The Azure AI Search platform, which provides these RAG capabilities, now has a generative query engine available in select Azure regions to enhance performance, while Query Rewriting is a new capability in preview that’s able to create multiple versions of a user’s query to provide better responses. There’s a new semantic ranker tool as well, which helps to rank those responses.
Microsoft reckons these updates provide up to 12.5% better relevance, with responses delivered 2.3 times faster than before, translating to more responsive and more capable RAG-based AI models.

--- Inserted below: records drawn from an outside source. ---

diff --git a/unet-torch_amd/csrc/api.hip b/unet-torch_amd/csrc/api.hip
--- a/unet-torch_amd/csrc/api.hip
+++ b/unet-torch_amd/csrc/api.hip
@@ -276,17 +276,17 @@
     return umi_wgrad1x1_mfma_group(n, x, ldx, dy, lddy, dW, s_co, s_ci, out_scale, M, Ci, Co, (hipStream_t)stream);
 }
 
-extern "C" int umi_conv_wgrad_bnapply(const void* x, int ldx, const void* txa, const void* da, int ldda, const void* y, int ldy,
-                                      const void* tx_bn, const float* rstd, const float* sum_dz, const float* sum_dzx,
-                                      void* dz, int lddz, float* dW, long s_co, long s_ci, long s_t, float out_scale, int N,
-                                      int H, int W, int Ci, int Co, int R, int S, int stride, int pad, int dtype, int flags,
-                                      void* ws, size_t ws_bytes, umi_stream_t stream) {
+static int conv_wgrad_bnapply(const void* x, int ldx, const void* txa, const void* da, int ldda, const void* y, int ldy,
+                              const void* tx_bn, const float* rstd, const float* sum_dz, const float* sum_dzx,
+                              void* dz, int lddz, float* dW, long s_co, long s_ci, long s_t, float out_scale, int N,
+                              int H, int W, int Ci, int Co, int R, int S, int stride, int pad, int dtype, int flags,
+                              void* ws, size_t ws_bytes, umi_wgrad_pending* defer, umi_stream_t stream) {
     if (!x || !da || !y || !tx_bn || !rstd || !sum_dz || !sum_dzx || !dW || !ws || N <= 0 || H <= 0 || W <= 0 || Ci <= 0 ||
         Co <= 0 || ldx < Ci || ldda < Co || ldy < Co || (dz && (lddz < Co || dz == da || dz == y)))
         return UMI_ERR_BADARG;
     const WgradProblem p = wgrad_problem(N, H, W, Ci, Co, R, S, stride, pad, H, W, ldx, ldda, dtype, flags, txa != nullptr, false);
     const WgradPath path = umi_conv_wgrad_path(p);
-    const WgradOut o{dW, s_co, s_ci, s_t, out_scale, ws, ws_bytes, nullptr, nullptr};
+    const WgradOut o{dW, s_co, s_ci, s_t, out_scale, ws, ws_bytes, defer, nullptr};
     const WgradBnApply bna{y, ldy, tx_bn, rstd, sum_dz, sum_dzx, dz, lddz};
     if (!dz) {
         if (path != WGRAD_STEM || ldy % 8) return UMI_ERR_UNSUPPORTED;
@@ -296,3 +296,24 @@
         return UMI_ERR_UNSUPPORTED;
     return umi_wgrad3x3_mfma(p, x, txa, da, o, (hipStream_t)stream, &bna);
 }
+
+extern "C" int umi_conv_wgrad_bnapply(const void* x, int ldx, const void* txa, const void* da, int ldda, const void* y, int ldy,
+                                      const void* tx_bn, const float* rstd, const float* sum_dz, const float* sum_dzx,
+                                      void* dz, int lddz, float* dW, long s_co, long s_ci, long s_t, float out_scale, int N,
+                                      int H, int W, int Ci, int Co, int R, int S, int stride, int pad, int dtype, int flags,
+                                      void* ws, size_t ws_bytes, umi_stream_t stream) {
+    return conv_wgrad_bnapply(x, ldx, txa, da, ldda, y, ldy, tx_bn, rstd, sum_dz, sum_dzx, dz, lddz, dW, s_co, s_ci, s_t, out_scale,
+                              N, H, W, Ci, Co, R, S, stride, pad, dtype, flags, ws, ws_bytes, nullptr, stream);
+}
+
+extern "C" int umi_conv_wgrad_bnapply_deferred(const void* x, int ldx, const void* txa, const void* da, int ldda, const void* y,
+                                               int ldy, const void* tx_bn, const float* rstd, const float* sum_dz,
+                                               const float* sum_dzx, void* dz, int lddz, float* dW, long s_co, long s_ci,
+                                               long s_t, float out_scale, int N, int H, int W, int Ci, int Co, int R, int S,
+                                               int stride, int pad, int dtype, int flags, void* ws, size_t ws_bytes,
+                                               umi_wgrad_pending* out, umi_stream_t stream) {
+    if (!out) return UMI_ERR_BADARG;
+    out->part = nullptr;
+    return conv_wgrad_bnapply(x, ldx, txa, da, ldda, y, ldy, tx_bn, rstd, sum_dz, sum_dzx, dz, lddz, dW, s_co, s_ci, s_t, out_scale,
+                              N, H, W, Ci, Co, R, S, stride, pad, dtype, flags, ws, ws_bytes, out, stream);
+}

Other new features found in the Azure AI Foundry include more advanced vector search and RAG capabilities in Azure Databases and GitHub Models, plus a preview of GraphRAG in Azure Database for PostgreSQL for private datasets. Then there’s DiskANN, a new suite of algorithms for vector search available now in Azure Cosmos DB and in preview for Azure Database.
There are additional responsible AI tools too, centered on AI reports and risk and safety evaluations for AI-generated images, to improve safety and compliance. Collaborations with Credo AI Inc. and Saidot Inc. give customers access to comprehensive AI governance platforms, Microsoft said.
Additionally, Microsoft unveiled a new tool called Azure AI Content Understanding that can help developers to create cost-effective multimodal applications that understand text, audio, images and video inputs. Finally, the company lifted the lid on Azure Container Apps serverless graphics processing units, a new deployment option for serverless infrastructures.
Making AI possible
In a blog post, Jessica Hawk, Microsoft’s corporate vice president of data, AI and digital applications, said the innovations in Azure AI Foundry will help more companies to get started in AI at a time when many continue to struggle to do so.
She cites data from Deloitte Touche Ltd., which shows that 70% of organizations have only been able to move 30% or less of their generative AI experiments into production due to the difficulties involved. She cites data from Deloitte Touche Ltd., which shows that 70% of organizations have moved 30% or less of their generative AI experiments into production.
It’s for this reason that Azure AI Foundry comes with comprehensive guidance for AI adoption and architectures within Azure Essentials — essentially, all of Microsoft’s best practices, product experiences, reference architectures and other resources, in a single portal.
“As AI transforms industries and unveils new opportunities, we’re committed to providing practical solutions and powerful innovation to empower you to thrive in this evolving landscape,” Hawk said. “Everything we’re delivering today reflects our dedication to meeting the real-world needs of both developers and business leaders, ensuring every person and every organization can harness the transformative power of AI.”